@@ -502,27 +517,43 @@
     mbar_arrive_if(bars + 8u * (uint32_t)(BAR_WEMPTY + s), lane == 0);
   };
   auto a_block = [&](int ch) {
-    uint32_t hi, lo;
+    uint32_t hi, lo = 0;
+    int z = -1;
     if (ch < nact) {
       hi = sbase + S::act_base + ch * ABLOCK + a_row;
-      lo = hi + S::LO_STRIDE;
+      if constexpr (S::lo_in_regs) z = ch;
+      else lo = hi + S::LO_STRIDE;
     } else {
       hi = sbase + S::enc_base + (ch - nact) * ABLOCK + a_row;
       lo = hi + S::ENC_LO_STRIDE;
     }
-    return make_uint2(hi, lo);
+    return make_int3((int)hi, (int)lo, z);
   };
-  W::template for_each_step<LOFIRST>(l, sp, a_block, [&](const uint2& a, auto st) {
-    const uint32_t hi = a.x + 64u * st.sub, lo = a.y + 64u * st.sub;
-    const uint32_t a0 = decltype(st)::a == A_LO ? lo : hi;
+  W::template for_each_step<LOFIRST>(l, sp, a_block, [&](const int3& a, auto st) {
+    const uint32_t hi = (uint32_t)a.x + 64u * st.sub, lo = (uint32_t)a.y + 64u * st.sub;
     const uint32_t s = cnt % NST, n = cnt / NST;
     mbar_wait(bars + 8u * (BAR_WFULL + s), n & 1);
     const uint32_t w = sbase + S::ring_base + s * S::stage_bytes;
-#pragma unroll
-    for (int ks = 0; ks < 2; ++ks) wgmma_k16<N>(acc, desc_sw128(a0 + ks * 32), desc_sw64(w + ks * 32));
-    if constexpr (decltype(st)::a == A_HI_LO) {
-#pragma unroll
-      for (int ks = 0; ks < 2; ++ks) wgmma_k16<N>(acc, desc_sw128(lo + ks * 32), desc_sw64(w + ks * 32));
+    auto mma_lo = [&]() {
+      if (S::lo_in_regs && a.z >= 0) {
+        const int q = 2 * a.z + (int)st.sub;
+#pragma unroll
+        for (int i = 0; i < 8; ++i)
+          if (q == i) {
+#pragma unroll
+            for (int ks = 0; ks < 2; ++ks) wgmma_k16_rs<N>(acc, &alo[8 * i + 4 * ks], desc_sw64(w + ks * 32));
+          }
+      } else {
+#pragma unroll
+        for (int ks = 0; ks < 2; ++ks) wgmma_k16<N>(acc, desc_sw128(lo + ks * 32), desc_sw64(w + ks * 32));
+      }
+    };
+    if constexpr (decltype(st)::a == A_LO) {
+      mma_lo();
+    } else {
+#pragma unroll
+      for (int ks = 0; ks < 2; ++ks) wgmma_k16<N>(acc, desc_sw128(hi + ks * 32), desc_sw64(w + ks * 32));
+      if constexpr (decltype(st)::a == A_HI_LO) mma_lo();
     }
     wgmma_commit();
     wgmma_wait<1>();
@@ -537,7 +568,8 @@
 
 template <int NET, int N, bool SIGMA>
 __device__ __forceinline__ void epi_hidden(const float (&acc)[128], const float* __restrict__ bias, const float* __restrict__ wsig,
-                                           uint8_t* smem, int r0, int cq, bool lo_too, float& sig0, float& sig1) {
+                                           uint8_t* smem, int r0, int cq, bool lo_too, float& sig0, float& sig1,
+                                           uint32_t (&alo)[64]) {
   using S = Sched<NET>;
 #pragma unroll
   for (int j = 0; j < N / 8; ++j) {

### [Work instructions]
A word-for-word restatement of the records above from the line containing "sig0, float& sig1)" to their final line is all the answer should hold.

### [Output below]
-                                           uint8_t* smem, int r0, int cq, bool lo_too, float& sig0, float& sig1) {
+                                           uint8_t* smem, int r0, int cq, bool lo_too, float& sig0, float& sig1,
+                                           uint32_t (&alo)[64]) {
   using S = Sched<NET>;
 #pragma unroll
   for (int j = 0; j < N / 8; ++j) {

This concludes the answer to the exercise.